In Brief

New writing from Casey Gerald, Stephen Hawking’s final book and more TED news

The TED community is brimming with new books and projects. Below, a selection of highlights.

A powerful story of an American odyssey. Writer and business leader Casey Gerald has published a new memoir on his journey through American life. Titled There Will Be No Miracles Here, the book tells Gerald’s story from a childhood of scraping by, to Yale University, to his role as the leader of a nonprofit placing MBA graduates in communities where they can share their knowledge and make a difference. In an interview with NYMag, Gerald says, “I feel very certain that this book, writing it and giving it away, was the highest and best use of the luxury of being alive. Only time will tell whether that’s true.” The memoir, which The New York Times calls “magnificent,” can be found in bookstores and online. (Watch Gerald’s TED Talk.)

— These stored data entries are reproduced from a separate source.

+__global__ void __launch_bounds__(kWfWarps * 32, 6)
+k_window_flag(const WfJob *__restrict__ jobs, int n_tiles, const int16_t *__restrict__ bands, uint16_t *__restrict__ rms,
               int *__restrict__ tile_cnt, GrpRec *__restrict__ grp) {
-    __shared__ long long s_scan[kWfThreads / 32];
-    __shared__ unsigned long long s_head[kWfThreads / 32];
-    __shared__ int s_flag[kWfThreads / 32];
-    const WfJob job = jobs[blockIdx.x];
+    const int lane = threadIdx.x & 31;
+    const int tile = blockIdx.x * kWfWarps + (threadIdx.x >> 5);
+    if (tile >= n_tiles) return;
+    const WfJob job = jobs[tile];
     const uint32_t *bp = reinterpret_cast<const uint32_t *>(bands) + job.plane_off;
     uint16_t *rp = rms + job.plane_off;
     const int64_t n = job.n, t0 = job.tile_begin;
     const int look = job.look;
-    const int lane = threadIdx.x & 31, wid = threadIdx.x >> 5;
-    const int64_t i0 = t0 + (int64_t)threadIdx.x * 8;
-    uint32_t w[8], wo[8];
-    load8(bp, i0, 0, n, w);
-    load8(bp, i0 - look, 0, n, wo);
-    unsigned long long head = 0;
-    for (int64_t j = t0 - look + threadIdx.x; j < t0; j += kWfThreads)
-        if (j >= 0) head += energy_of(__ldg(bp + j));
-#pragma unroll
-    for (int d = 16; d > 0; d >>= 1) head += __shfl_xor_sync(kFull, head, d);
-    if (lane == 0) s_head[wid] = head;
-    long long pre[8];
-    long long run = 0;
-#pragma unroll
-    for (int k = 0; k < 8; ++k) {
-        pre[k] = run;
-        run += (long long)energy_of(w[k]) - (long long)energy_of(wo[k]);
-    }
-    long long incl = run;
-#pragma unroll
-    for (int d = 1; d < 32; d <<= 1) {
-        const long long v = __shfl_up_sync(kFull, incl, d);
-        if (lane >= d) incl += v;
-    }
-    if (lane == 31) s_scan[wid] = incl;
-    __syncthreads();
-    long long base = incl - run;
-    unsigned long long h = 0;
-#pragma unroll
-    for (int q = 0; q < kWfThreads / 32; ++q) {
-        if (q < wid) base += s_scan[q];
-        h += s_head[q];
-    }
-    base += (long long)h;
     const unsigned long long thr2 = (unsigned long long)job.thr_i * job.thr_i;
     const bool never = job.thr_i > 32768u;
-    uint32_t o[4] = {0, 0, 0, 0};
-    unsigned m8 = 0;
-    if (t0 >= look && i0 + 8 <= n) {
-        const unsigned long long bound = thr2 * (unsigned long long)(2 * look);
+    const unsigned long long bound = thr2 * (unsigned long long)(2 * look);
+
+    uint32_t w[8], wo[8];
+    load8(bp, t0 + 8 * lane, 0, n, w);
+    load8(bp, t0 + 8 * lane - look, 0, n, wo);
+    unsigned long long head = 0;
+    for (int64_t j = t0 - look + lane; j < t0; j += 32)
+        if (j >= 0) head += energy_of(__ldg(bp + j));
+#pragma unroll
+    for (int d = 16; d > 0; d >>= 1) head += __shfl_xor_sync(kFull, head, d);
+    long long carry = (long long)head;
+    int fcarry = 0;
+#pragma unroll 1
+    for (int64_t r0 = t0; r0 < t0 + kWfTile; r0 += 256) {
+        const int64_t i0 = r0 + 8 * lane;
+        int d[8];
+        long long dsum = 0;
 #pragma unroll
         for (int k = 0; k < 8; ++k) {
-            const unsigned long long s = (unsigned long long)(base + pre[k]);
-            unsigned r = 0;
-            if (!never && s >= bound) r = isqrt_ratio(s, (unsigned)(2 * look));
-            m8 |= (r != 0 ? 1u : 0u) << k;
-            o[k >> 1] |= (r & 0xffffu) << ((k & 1) * 16);
-        }
-    } else {
-#pragma unroll
-        for (int k = 0; k < 8; ++k) {
-            const int64_t i = i0 + k;
-            const long long s = base + pre[k];
-            const int64_t nfr = i < look ? i : look;
-            unsigned r = 0;
-            if (!never && i < n && nfr > 0 && (unsigned long long)s >= thr2 * (unsigned long long)(2 * nfr))
-                r = isqrt_ratio((unsigned long long)s, (unsigned)(2 * nfr));
-            m8 |= (r != 0 ? 1u : 0u) << k;
-            o[k >> 1] |= (r & 0xffffu) << ((k & 1) * 16);
-        }
-    }
-    const int cnt = __popc(m8);
-    int fincl = cnt;
-#pragma unroll
-    for (int d = 1; d < 32; d <<= 1) {
-        const int v = __shfl_up_sync(kFull, fincl, d);
-        if (lane >= d) fincl += v;
-    }
-    if (lane == 31) s_flag[wid] = fincl;
-    const unsigned m1 = __shfl_down_sync(kFull, m8, 1), m2 = __shfl_down_sync(kFull, m8, 2), m3 = __shfl_down_sync(kFull, m8, 3);
-    __syncthreads();
-    int fbase = 0, total = 0;
-#pragma unroll
-    for (int q = 0; q < kWfThreads / 32; ++q) {
-        if (q < wid) fbase += s_flag[q];
-        total += s_flag[q];
-    }
-    const int rank = fbase + fincl - cnt;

New insights on the benefits of playing instruments. In collaboration with neuroscientist Daniel Levitin, guitar manufacturer Fender has published a new report on the emotional, physical and mental benefits of playing instruments with a focus on the guitar. The study has some fascinating findings: women make up half of all new and aspiring guitar players, 72% of participants began playing guitar as a way of bettering themselves and 42% of participants considered guitar-playing a part of their identity. On the study, Levitin said, “Playing an instrument has a meditative aspect that can release positive hormones in the brain … When we play an instrument, it allows us to see ourselves differently — taking on something that is seen as being a masterful skill in society.” (Watch Levitin’s TED Talk.)

A free resource on integrating ethics and tech. In a closing keynote at the 2018 Borah Symposium, game designer and technologist Jane McGonigal spoke about the tangible benefits of video games. As quoted in The Argonaut, McGonigal said, “Microsoft Research estimated that the United States’ global life expectancy had increased by 2.825 million years just because of the amount of increase in physical activity [from the release of Pokémon Go]. That’s a real outcome.” McGonigal also discussed Ethical OS, her latest project, a free online ethics toolkit for technology makers and futurists. McGonigal crafted it in collaboration with the Omidyar Network and her team at the Institute for the Future, where she is the Director for Game Research and Development. (Watch McGonigal’s TED Talk.)

Marvel’s SHURI series is here. The Black Panther universe has a new addition: a comic series focusing on Shuri, the princess of Wakanda. Written by Afrofuturist writer Nnedi Okorafor and illustrated by Leonardo Romero, the first issue was released last week. This series signals a departure from the Black Panther lore so far. According to Marvel, SHURI leads the eponymous main character on exciting adventures and challenges as she strives to lead Wakanda — the fictional African country of the Black Panther universe — in the absence of her brother, King T’Challa. The first issue has three gorgeous covers by artist Sam Spratt and the second issue is out next month. (Watch Okorafor’s TED Talk. and read our new interview with her)

Brief Answers to Big Questions. The final book of the late theoretical physicist Stephen Hawking was published in October, seven months after Hawking passed away at age 76. Published by Bantam Books, Brief Answers to Big Questions explores some of life’s greatest mysteries, including the existence of God and the possibility of time travel (spoiler alert: Hawking says no and maybe, respectively). The book was finished and polished by Hawking’s family members, who drew from his research, notes and papers following his death. In addition, Hawking, widely considered one of the most influential scientists of his generation, will be honored at the 2019 Breakthrough Prize ceremony. Hawking was awarded a Special Fundamental Physics Prize by the organization in 2013 for his discovery that black holes emit radiation. (Watch Hawking’s TED Talk.)